Co prawda zauważyłem tylko dwa odpryski (na drzwiach i na progu), ale rys i rysek jest znacznie więcej. Najwięcej przy klamkach (zapewne od paznokci, albo biżuterii). Ale to są mikroryski. Na drzwiach zauwżyłem jednak ewidentne ślady po drzwiach innego kierowcy... No i teraz moje pytanie - jak najlepiej pokryć takie drobne ryski i zadrapania?
marmach - 02-05-2010, 21:14
Na drobne rysy dobre jest to:
http://www.autokosmetyki....eb4c31d09aa129b
Jeśli większe odpryski to albo zaprawka, albo dać sobie spokój. Zależy, czy podkład jest OK (żeby ruda nie właziła).
MM.
majcher - 02-05-2010, 21:40
I się stało!! Dziś zauważyłem że na drzwiach tylnych po stronie pasażera "pojawiła" się(niech temu kto to zrobił ręka uschnie) "ryska" tak na ok 18 cm!! No i teraz mam zagwozdkę co z tym dalej... Na 100% będę to robił z AC, bo przy okazji zrobię maske gdzie po 1 roku użytkowania i przejechaniu 17000 km pijawiło się mnogo odprysków. Dlatego mam pytanie: w przypadku likwidacji szkody z AC czy muszę zgłaszać (rysę) na policję? Pozdrawiam serdecznie
Luk - 02-05-2010, 23:11
majcher napisał/a: | w przypadku likwidacji szkody z AC czy muszę zgłaszać (rysę) na policję? |
Ja nie zgłaszałem, nie było problemów (Hestia)

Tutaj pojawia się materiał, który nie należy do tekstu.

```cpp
static int lgt_bwd(const lg_plan* pl, const float* P, float* G, int st, const NetBufs& nb, BwdBufs& bb, const float* dout,
                   const float* zin, int B, int flags, uint64_t seed, hipStream_t s) {
    const lg_config& c = pl->cfg;
    const int E = 4 * c.C;
    const long P0 = (long)B * c.H * c.W, P1 = P0 / 4;
    const float* posT = nb.posT + (size_t)st * 5 * 2 * 64 * 64;
    float *A = bb.dx[0], *Bf = bb.dx[1], *Cf = bb.dx[2];
    RC(ffn_transposes(pl, P, st, 0, 5, nb, bb, s));
    TailBwdArgs tb;
    tb.dout = dout; tb.x = nb.blk[4].xout; tb.dx = A; tb.dz = bb.dzA; tb.w = P + pl->lgt(st, L_TAILW);
    tb.d_w = G + pl->lgt(st, L_TAILW); tb.d_b = G + pl->lgt(st, L_TAILB);
    tb.HW = c.H * c.W; tb.total = P0; tb.part = bb.rq.take(tail_bwd_part_floats(c.C));
    if (!tb.part) return -3;
    RC(launch_tail_bwd(c.C, tb, s));
    RC(block_bwd(pl, P, G, st, 4, nb.blk[4], bb, posT + 4 * 8192, A, Bf, Cf, B, flags, seed, s));
    RC(block_bwd(pl, P, G, st, 3, nb.blk[3], bb, posT + 3 * 8192, Cf, Bf, A, B, flags, seed, s));
    UpFuseBwdArgs ub;
    ub.dy = A; ub.dt = bb.dt; ub.dskip = bb.dskip; ub.v = bb.v; ub.dxb = Bf; ub.tmp = Cf;
    ub.fw = P + pl->lgt(st, L_FUSEW); ub.upw = P + pl->lgt(st, L_UPW);
    ub.B = B; ub.H = c.H; ub.W = c.W;
    RC(launch_upfuse_bwd_a(E, ub, s));
    RC(wgrad(A, E, nb.t_up, E, G + pl->lgt(st, L_FUSEW), 2 * E, G + pl->lgt(st, L_FUSEB), P0, E, E, E, E, 0, 0, bb, s));
    RC(wgrad(A, E, nb.blk[1].xout, E, G + pl->lgt(st, L_FUSEW) + E, 2 * E, nullptr, P0, E, E, E, E, 0, 0, bb, s));
    RC(launch_upfuse_bwd_b(E, ub, s));
    RC(wgrad(bb.v, E, nb.blk[2].xout, 2 * E, G + pl->lgt(st, L_UPW), 2 * E, G + pl->lgt(st, L_UPB), P1, E, 2 * E, E, 2 * E, 0, 0, bb, s));
    RC(block_bwd(pl, P, G, st, 2, nb.blk[2], bb, posT + 2 * 8192, Bf, Cf, A, B, flags, seed, s));
    DownBwdArgs db;
    db.dy = A; db.du = bb.du; db.dskip = bb.dskip; db.dx = Bf; db.w = P + pl->lgt(st, L_DOWNW);
    db.B = B; db.H = c.H; db.W = c.W;
    RC(launch_down_bwd_a(E, db, s));
    RC(wgrad(A, 2 * E, nb.u_down, E, G + pl->lgt(st, L_DOWNW), E, G + pl->lgt(st, L_DOWNB), P1, 2 * E, E, 2 * E, E, 0, 0, bb, s));
    RC(launch_down_bwd_b(E, db, s));
    RC(block_bwd(pl, P, G, st, 1, nb.blk[1], bb, posT + 1 * 8192, Bf, Cf, A, B, flags, seed, s));
    RC(block_bwd(pl, P, G, st, 0, nb.blk[0], bb, posT + 0 * 8192, A, Bf, Cf, B, flags, seed, s));
    EmbedBwdArgs eb;
    eb.dx = Cf; eb.z = zin; eb.dz = bb.dzA;
    eb.dww = P + pl->lgt(st, L_PE_DWW); eb.dwb = P + pl->lgt(st, L_PE_DWB); eb.w = P + pl->lgt(st, L_PE_W); eb.b = P + pl->lgt(st, L_PE_B);
    eb.lng = P + pl->lgt(st, L_PE_LNG);
    eb.d_dww = G + pl->lgt(st, L_PE_DWW); eb.d_dwb = G + pl->lgt(st, L_PE_DWB);
    eb.d_lng = G + pl->lgt(st, L_PE_LNG); eb.d_lnb = G + pl->lgt(st, L_PE_LNB);
    eb.d_w = G + pl->lgt(st, L_PE_W); eb.d_b = G + pl->lgt(st, L_PE_B);
    eb.HW = c.H * c.W; eb.total = P0; eb.part = bb.rq.take(embed_bwd_part_floats(c.C));
    if (!eb.part) return -3;
    RC(launch_embed_bwd(c.C, eb, s));
    return 0;
}

int op_data_step_bwd(const lg_plan* pl, const float* P, float* G, int st, NetBufs& nb, void* bwd_ws, const float* z_in, const float* pan,
                     const float* g, float* dz, int B, hipStream_t s) {
    BwdBufs bb;
    carve_bwd(pl, B, bwd_ws, bb);
    ReduceQueueScope rqs(bb, s, pl->route.reduce_per_block);
    const int rc = data_step_bwd(pl, P, G, st, nb, bb, z_in, pan, g, dz, B, s);
    const int rc2 = reduce_queue_end();
// ... 51 lines not shown
```

### lgteun_amd/csrc/k_bwd_pixel.hip

```cpp
#include <string.h>

#include "kernels.h"
#include "bwd_kernels.h"
#include "resample_tile.h"

template <int N>
__device__ __forceinline__ float block_sum(float (&v)[N], float* sm ) {
    const int wave = threadIdx.x >> 6, lane = threadIdx.x & 63;
#pragma unroll
    for (int i = 0; i < N; ++i) {
        float s = v[i];
#pragma unroll
        for (int off = 32; off > 0; off >>= 1) s += __shfl_xor(s, off);
        if (lane == 0) sm[wave * N + i] = s;
    }
    __syncthreads();
    float r = 0.f;
    if (threadIdx.x < N) r = sm[threadIdx.x] + sm[N + threadIdx.x] + sm[2 * N + threadIdx.x] + sm[3 * N + threadIdx.x];
    __syncthreads();
    return r;
}
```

majcher napisał/a: | przy okazji zrobię maske |
Nie wiem czy przejdzie, bo to inna szkoda (czy aby na pewno szkoda? Może zużycie?).
Chyba, że się dogadasz z warsztatem, że zrobią maskę i drzwi, a fakturę wystawią tylko za drzwi. Dla ubezpieczyciela kwota jest zawsze wyższa, niż "prywatnie"
Ajk - 09-09-2010, 14:14
dotarłem do tego tematu szukając info odnośnie obtarć/rys. Mianowicie dzisiaj ktoś, chyba skęcając za mną, obtarł mi prawy tylni bok. Zostało kilka śladów obtarcia gdzieś 2x3 cm, w tym jedno z nich dość głębokie, bo pokazał się czarny kolor (podkład z tego co czytałem jest biały, więc co to może być?). Kolor auta to srebrny metalik.
Nie myślałem w sumie w ogóle żeby korzystać z AC do tego, ale poczytawszy tutaj zaczynam o tym myśleć - czy to ma sens? jak sądzicie?
Drugie pytanie - niezależnie od AC, warto z tym iść do lakiernika, czy próbować sił z zaprawkami itp?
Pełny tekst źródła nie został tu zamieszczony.